C'est alors que Yann est convoqué par la DCRI, un service qui ne devrait pas forcément être concerné par une affaire de droit commun, aussi spectaculaire et dérangeante soit-elle. En tout cas, a priori. Alors que lui veut ce "Henri de Salvindon" qui veut le rencontrer et qu'il ne connaît ni d'Eve, ni d'Adam ? En quoi cette enquête confidentielle pourrait-elle l'intéresser ?
Et là, énorme surprise, au lieu de lui demander de tout arrêter, de tout enterrer, l'homme qui dit être de la DCRI et a effectivement tout d'une barbouze, lui fournit une piste. En fait, il lui donne deux noms qui, selon lui, pourraient être liés à l'assassinat de Thomas Delebarre. Et il semble l'encourager à suivre activement cette piste.

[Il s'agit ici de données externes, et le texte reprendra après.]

# voxelmorph/voxelmorph

Measured on NVIDIA H100. Metric: vol-pairs/sec (3D 160x192x224 VxmDense int_steps=7 train step, NCC+Grad, Adam), higher is better.
Workload: dtype bf16 (conv operands) / f32 (accumulate, warp, VecInt, losses)

## Files before the change

### voxelmorph_b200/csrc/conv3d_tc_wgrad2.cu

```cuda
#include <stdlib.h>

#include <type_traits>

#include "tc_common.cuh"

namespace vxm {
namespace tcw {

using namespace vxm::tc;

constexpr int TH = 4, TWR = 32, TUSE = 30;
constexpr int XROWS = (TH + 2) * TWR;
constexpr int GPAD = 16, GROWS = TH * TWR, GSROWS = GROWS + 2 * GPAD;
constexpr int MAXSLOT = 8, NGS = 4;
constexpr int NLOADER = 128, NTHREADS = 384;

struct Wgrad2Args {
  const __nv_bfloat16* x; int Cx, up, upd;
  const __nv_bfloat16* gz; int Cg;
  float* partial;
  float* bias_partial;
  int B, D, H, W;
  int tiles_h, tiles_w, dchunk, nchunks, nitems, nslot;
  int dbg;
  int xpitch, gpitch;
};

__host__ __device__ inline uint32_t swz(uint32_t off, uint32_t width) { return off ^ (((off >> 7) & (width / 16 - 1)) << 4); }

template <int WIDTH>
__device__ __forceinline__ uint64_t make_desc_mn_swz(uint32_t saddr, uint32_t lbo_bytes) {
  uint64_t d = 0;
  d |= (uint64_t)((saddr >> 4) & 0x3FFF);
  d |= (uint64_t)((lbo_bytes >> 4) & 0x3FFF) << 16;
  d |= (uint64_t)(((8u * WIDTH) >> 4) & 0x3FFF) << 32;
  return d | desc_swizzle(WIDTH);
}

template <int KD, int G, int GOUT, bool KHM = false>
__global__ void __launch_bounds__(NTHREADS, 1) wgrad2_kernel(const Wgrad2Args a) {
  static_assert(!KHM || (KD == 1 && G == 16), "kh-in-M needs a 2-D operand with 16-channel rows");
  constexpr int WA = 2 * G, WG = 2 * GOUT;
  constexpr uint32_t XSLAB = XROWS * WA, GSLAB = GSROWS * WG;
  constexpr int MM = (KD * G > 64) ? 128 : 64;
  constexpr int NN = 3 * GOUT;
  constexpr int NMIRROR = KD == 3 ? 2 : 0, NPADSLAB = KD == 3 ? 1 : 0;
  constexpr int T = KD * 9;
  constexpr int KX = XROWS * (G / 8) / NLOADER, KG = GROWS * (GOUT / 8) / NLOADER;
  static_assert(XROWS * (G / 8) % NLOADER == 0 && GROWS * (GOUT / 8) % NLOADER == 0, "loader tables");
  constexpr int NPART = KHM ? 1 : 2;
  constexpr int NKH = KHM ? 1 : (MM == 128 ? 3 : 2);

  extern __shared__ __align__(1024) uint8_t smem[];
  const int NS = a.nslot;
  uint8_t* s_x = smem;
  uint8_t* s_g = s_x + (size_t)(NS + NMIRROR + NPADSLAB) * XSLAB;
  uint64_t* bars = reinterpret_cast<uint64_t*>(s_g + NGS * GSLAB);
  uint64_t* xfull = bars;
  uint64_t* xempty = bars + MAXSLOT;
  uint64_t* gfull = bars + 2 * MAXSLOT;
  uint64_t* gempty = gfull + NGS;
  float* s_bsum = reinterpret_cast<float*>(bars) + 128;

  const int warp = threadIdx.x >> 5, lane = threadIdx.x & 31;

  for (uint32_t i = threadIdx.x * 16u; i < NGS * GSLAB; i += NTHREADS * 16u) *reinterpret_cast<uint4*>(s_g + i) = make_uint4(0u, 0u, 0u, 0u);
  if (NPADSLAB)
    for (uint32_t i = threadIdx.x * 16u; i < XSLAB; i += NTHREADS * 16u)
      *reinterpret_cast<uint4*>(s_x + (size_t)(NS + NMIRROR) * XSLAB + i) = make_uint4(0u, 0u, 0u, 0u);
  fence_proxy_async();
  if (threadIdx.x == 0) {
    for (int i = 0; i < NS; ++i) { mbar_init(&xfull[i], NLOADER); mbar_init(&xempty[i], 4 * NPART); }
    for (int i = 0; i < NGS; ++i) { mbar_init(&gfull[i], NLOADER); mbar_init(&gempty[i], 4 * NPART); }
    fence_barrier_init();
  }
  __syncthreads();
  const int HW_tiles = a.tiles_h * a.tiles_w;
  const bool has_work = blockIdx.x < a.nitems;

  if (warp >= 8) {
    setmaxnreg_dec<64>();
    const int lt = threadIdx.x - 8 * 32;
    uint32_t xslot = 0, xphase = 1, gslot = 0, gphase = 1;
    const int Dx = a.upd ? a.D >> 1 : a.D, Hx = a.up ? a.H >> 1 : a.H, Wx = a.up ? a.W >> 1 : a.W;
    const int ncx = a.Cx >> 3, ncg = a.Cg >> 3;
    for (int item = blockIdx.x; item < a.nitems; item += gridDim.x) {
      const int wt = item % a.tiles_w, ht = (item / a.tiles_w) % a.tiles_h;
      const int ch = (item / HW_tiles) % a.nchunks, b = item / (HW_tiles * a.nchunks);
      const int h0 = ht * TH, w0 = wt * TUSE, d0 = ch * a.dchunk, d1 = min(d0 + a.dchunk, a.D);
      const int s_begin = KD == 3 ? d0 - 1 : d0, s_end = KD == 3 ? d1 + 1 : d1;
      int soff[KX];
      uint32_t doff[KX];
#pragma unroll
      for (int k = 0; k < KX; ++k) {
        const int id = lt + k * NLOADER;
        const int c8 = id % (G / 8), row = id / (G / 8);
        const int h = h0 - 1 + (row >> 5), w = w0 - 1 + (row & 31);
        doff[k] = swz((uint32_t)row * WA + (uint32_t)c8 * 16u, WA);
        soff[k] = -1;
        if (h >= 0 && h < a.H && w >= 0 && w < a.W && c8 < ncx) soff[k] = ((a.up ? h >> 1 : h) * Wx + (a.up ? w >> 1 : w)) * a.xpitch + c8 * 8;
      }
      int goff[KG];
      uint32_t gdoff[KG];
#pragma unroll
      for (int k = 0; k < KG; ++k) {
        const int id = lt + k * NLOADER;
        const int c8 = id % (GOUT / 8), row = id / (GOUT / 8);
        const int jj = row & 31, h = h0 + (row >> 5), w = w0 - 1 + jj;
        gdoff[k] = swz((uint32_t)(GPAD + row) * WG + (uint32_t)c8 * 16u, WG);
        goff[k] = -1;
        if (jj >= 1 && jj <= TUSE && h < a.H && w < a.W && c8 < ncg) goff[k] = (h * a.W + w) * a.gpitch + c8 * 8;
      }
      for (int ds = s_begin; ds < s_end; ++ds) {
        mbar_wait(&xempty[xslot], xphase);
        uint8_t* slab = s_x + (size_t)xslot * XSLAB;
        const bool dok = ds >= 0 && ds < a.D;
        const __nv_bfloat16* base = a.x + (((size_t)b * Dx + (dok ? (a.upd ? ds >> 1 : ds) : 0)) * Hx * Wx) * a.xpitch;
#pragma unroll
        for (int k = 0; k < KX; ++k) {
          const bool ok = dok && soff[k] >= 0;
          const __nv_bfloat16* src = ok ? base + soff[k] : a.x;
          if (a.dbg & 2) continue;
          cp_async16(slab + doff[k], src, ok ? 16u : 0u);
          if (NMIRROR && xslot < (uint32_t)NMIRROR) cp_async16(slab + (size_t)NS * XSLAB + doff[k], src, ok ? 16u : 0u);
        }
        cp_async_arrive_noinc(&xfull[xslot]);
        if (++xslot == (uint32_t)NS) { xslot = 0; xphase ^= 1; }
        const int dg = KD == 3 ? ds - 1 : ds;
        if (dg >= d0 && dg < d1) {
          mbar_wait(&gempty[gslot], gphase);
          uint8_t* gt = s_g + (size_t)gslot * GSLAB;
          const __nv_bfloat16* baseG = a.gz + (((size_t)b * a.D + dg) * a.H * a.W) * a.gpitch;
#pragma unroll
          for (int k = 0; k < KG; ++k) {
            const bool ok = goff[k] >= 0;
            if (a.dbg & 2) continue;
            cp_async16(gt + gdoff[k], ok ? baseG + goff[k] : a.gz, ok ? 16u : 0u);
          }
          cp_async_arrive_noinc(&gfull[gslot]);
          if (++gslot == NGS) { gslot = 0; gphase ^= 1; }
        }
      }
    }
  } else {
    setmaxnreg_inc<216>();
    const int wg = warp >> 2;
    const int t = threadIdx.x & 127;
    float acc[NKH][NN / 2];
    float* bsum = s_bsum + t * (GOUT + 1);
    if (wg == 0)
#pragma unroll
      for (int c = 0; c < GOUT; ++c) bsum[c] = 0.f;
    const bool do_bias = wg == 0 && a.bias_partial && !(a.dbg & 4);
    uint32_t roff[GOUT / 8];
#pragma unroll
    for (int c8 = 0; c8 < GOUT / 8; ++c8) roff[c8] = swz((uint32_t)(GPAD + t) * WG + (uint32_t)c8 * 16u, WG);
    if (has_work && wg < NPART) {
      const uint32_t x_u32 = smem_u32(s_x), g_u32 = smem_u32(s_g);
      uint32_t wslot = 0, wphase = 0;
      uint32_t hslot = 0;
      uint32_t gs = 0, gph = 0;
      uint32_t acc0 = 0;
      const uint32_t m_off = (MM == 128 && wg == 1) ? 2u * XSLAB : 0u;
      for (int item = blockIdx.x; item < a.nitems; item += gridDim.x) {
        const int ch = (item / HW_tiles) % a.nchunks;
        const int nd = min(ch * a.dchunk + a.dchunk, a.D) - ch * a.dchunk;
        for (int j = 0; j < nd; ++j) {
          const int nwait = (KD == 3 && j == 0) ? 3 : 1;
          for (int q = 0; q < nwait; ++q) {
            mbar_wait(&xfull[wslot], wphase);
            if (++wslot == (uint32_t)NS) { wslot = 0; wphase ^= 1; }
          }
          mbar_wait(&gfull[gs], gph);
          const uint32_t a_start = x_u32 + hslot * XSLAB + m_off;
          const uint32_t b_start = g_u32 + gs * GSLAB + (uint32_t)(GPAD - 1) * WG;
          const uint64_t adesc0 = make_desc_mn_swz<WA>(a_start, KHM ? (uint32_t)(TWR * WA) : (KD == 3 ? XSLAB : 0u));
          const uint64_t bdesc0 = make_desc_mn_swz<WG>(b_start, (uint32_t)WG);
          auto chain = [&](auto nk, int kh0) {
            constexpr int NK = decltype(nk)::value;
            wg_fence();
#pragma unroll
            for (int s = 0; s < NK; ++s) {
#pragma unroll
              for (int i = 0; i < GROWS / 16; ++i) {
                const uint64_t adesc = adesc0 + (uint64_t)((((kh0 + s) * TWR + 16 * i) * WA) >> 4);
                const uint64_t bdesc = bdesc0 + (uint64_t)((16 * i * WG) >> 4);
                Wgmma<NN, 1, 1>::mma(acc[s], adesc, bdesc, i == 0 ? acc0 : 1u);
              }
            }
            wg_commit();
          };
          if (MM == 128 || KHM || wg == 0) chain(std::integral_constant<int, NKH>{}, 0);
          else chain(std::integral_constant<int, 1>{}, 2);
          if (do_bias) {
            const uint8_t* gt = s_g + (size_t)gs * GSLAB;
#pragma unroll
            for (int c8 = 0; c8 < GOUT / 8; ++c8) {
              const uint4 q = *reinterpret_cast<const uint4*>(gt + roff[c8]);
              const __nv_bfloat162* hq = reinterpret_cast<const __nv_bfloat162*>(&q);
#pragma unroll
              for (int e = 0; e < 4; ++e) {
                const float2 f = __bfloat1622float2(hq[e]);
                bsum[c8 * 8 + 2 * e] += f.x;
                bsum[c8 * 8 + 2 * e + 1] += f.y;
              }
            }
          }
          wg_wait<0>();
          if (lane == 0) {
            mbar_arrive(&xempty[hslot]);
            mbar_arrive(&gempty[gs]);
          }
          acc0 = 1u;
          if (++hslot == (uint32_t)NS) hslot = 0;
          if (++gs == NGS) { gs = 0; gph ^= 1; }
        }
        if (KD == 3) {
          if (lane == 0) {
            mbar_arrive(&xempty[hslot]);
            mbar_arrive(&xempty[hslot + 1 == (uint32_t)NS ? 0 : hslot + 1]);
          }
          hslot = hslot + 2 >= (uint32_t)NS ? hslot + 2 - NS : hslot + 2;
        }
      }
    }
    float* part = a.partial + (size_t)blockIdx.x * T * G * GOUT;
    if (!has_work) {
      if (wg == 0)
        for (int i = t; i < T * G * GOUT; i += 128) part[i] = 0.f;
    } else if (wg < NPART) {
      const int w4 = t >> 5, qr = lane >> 2, pc = lane & 3;
#pragma unroll
      for (int s = 0; s < NKH; ++s) {
        const int kh = KHM ? 0 : (MM == 128 ? s : (wg == 0 ? s : 2));
        if (MM != 128 && !KHM && wg == 1 && s > 0) break;
#pragma unroll
        for (int i = 0; i < 2; ++i) {
          const int m = (MM == 128 ? 64 * wg : 0) + 16 * w4 + 8 * i + qr;
          const int kd = KHM ? 0 : m / G, ci = m % G, khm = KHM ? m / G : kh;
          if (kd >= KD || khm >= 3) continue;
#pragma unroll
          for (int jn = 0; jn < NN / 8; ++jn) {
            const int n = 8 * jn + 2 * pc, q = n / GOUT, co = n % GOUT;
            const int tap = (kd * 3 + khm) * 3 + (2 - q);
            *reinterpret_cast<float2*>(part + ((size_t)tap * G + ci) * GOUT + co) = make_float2(acc[s][4 * jn + 2 * i], acc[s][4 * jn + 2 * i + 1]);
          }
        }
      }
    }
    if (wg == 0 && a.bias_partial) {
      named_bar(1, 128);
      if (t < GOUT) {
        float sum = 0.f;
        for (int r2 = 0; r2 < 128; ++r2) sum += s_bsum[r2 * (GOUT + 1) + t];
        a.bias_partial[(size_t)blockIdx.x * GOUT + t] = sum;
      }
    }
  }
}

constexpr int PTH = 2, PTU = 31;
constexpr int PXROWS = (PTH + 1) * TWR, PXR = PXROWS + 8;
constexpr int PGROWS = PTH * TWR;
constexpr uint32_t PXSLAB = PXR * 64, PGSLAB = PGROWS * 64, PGSTAGE = 16 * PGSLAB;
constexpr int PFROWS = 2 * PTH + 1, PFCOLS = 2 * TWR + 1, PFCHUNKS = PFROWS * PFCOLS * 4;
constexpr uint32_t PFSLICE = PFCHUNKS * 16;
constexpr int PNGS = 2, PNSLOT = 4, PMAXSLOT = 8, PNTHREADS = 512;
constexpr size_t PSMEM = (size_t)PNGS * PGSTAGE + 512 + (size_t)PNSLOT * PXSLAB + 3 * PFSLICE + 512 + 128 * 8 * sizeof(float);

struct Wgrad2PolyArgs {
  const __nv_bfloat16* x; int xpitch;
  const __nv_bfloat16* gz; int Cg, gpitch;
  float* partial;
  float* bias_partial;
  int B, D, H, W, Dc, Hc, Wc;
  int tiles_h, tiles_w, dchunk, nchunks, nitems, nslot;
};

__host__ __device__ constexpr int poly_slab(int hl, int ad, int ah, int aw) { return ((hl * 2 + ad) * 2 + ah) * 2 + aw; }
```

Voilà donc Yann Lemadec muni d'un tuyau en or massif, alors qu'il n'en était qu'aux balbutiements de son enquête... Mais, qui croire ? A qui faire confiance ? Et qui sont Terence Osborne et le Professeur Alexandra Beaujeu qu'on vient de lui servir sur un plateau finement ciselé ? Le jeune homme n'a peut-être pas l'expérience d'un vieux limier, mais il n'est pas non plus complètement naïf.
Il sent bien qu'on essaye de le manipuler et ça aiguise forcément sa curiosité. Il se lance alors dans une enquête complexe, hors des sentiers battus, à la rencontre de personnages tous plus retors les uns que les autres. Pas un naïf, Yann Lemadec ? Disons qu'il n'est peut-être pas vraiment encore prêt à frayer dans ce monde étrange qu'il découvre...
Un monde où il ne sait pas vraiment ce qu'il cherche exactement, car rien ne paraît coller. Il se méfie de tout, de tous, mais il est aussi fasciné par ce qu'il voit se dessiner et plus encore par ceux qu'il rencontre. Il se prend au jeu du mystère qu'il est chargé d'éclaircir et, s'il garde à l'esprit son objectif initial, on est en droit de se demander s'il ne dérive pas dans des directions bien différentes...
Pendant ce temps, le monde s'enfonce dans la violence. Aux Etats-Unis, en Europe, en France, on tue, de sang froid, gratuitement, sans raison apparente. Le lecteur assiste à certains de ces méfaits qui pourraient être fortuits si, petit à petit, quelques éléments troublants n'apparaissaient. Mais que se passe-t-il sur notre bonne vieille Terre ?
Et puis, il y a Apollon et Artémis...
Euh, non, je ne me mets pas à yoyoter de la touffe d'un seul coup. Non, Apollon et Artémis sont des personnages du livre, enfin les avatars de personnages qui vont longtemps conserver leur anonymat aux yeux du lecteur et ne se dévoiler que tout doucement. Ces deux-là communiquent via internet et leur principal sujet de conversation semble être... la violence, oui, vous avez deviné.
Elle est au coeur de ce roman. On la vit, on en parle, on enquête dessus, on en fait même un sujet d'études. Car, au fil du livre, lors de certains passages, un certain Dr Goldberg se produit tel un acteur de stand-up ou un cadre d'Apple en plein keynote. Et il donne sa vision de la violence pour le moins iconoclaste. Peut-être dérangeante pour certains.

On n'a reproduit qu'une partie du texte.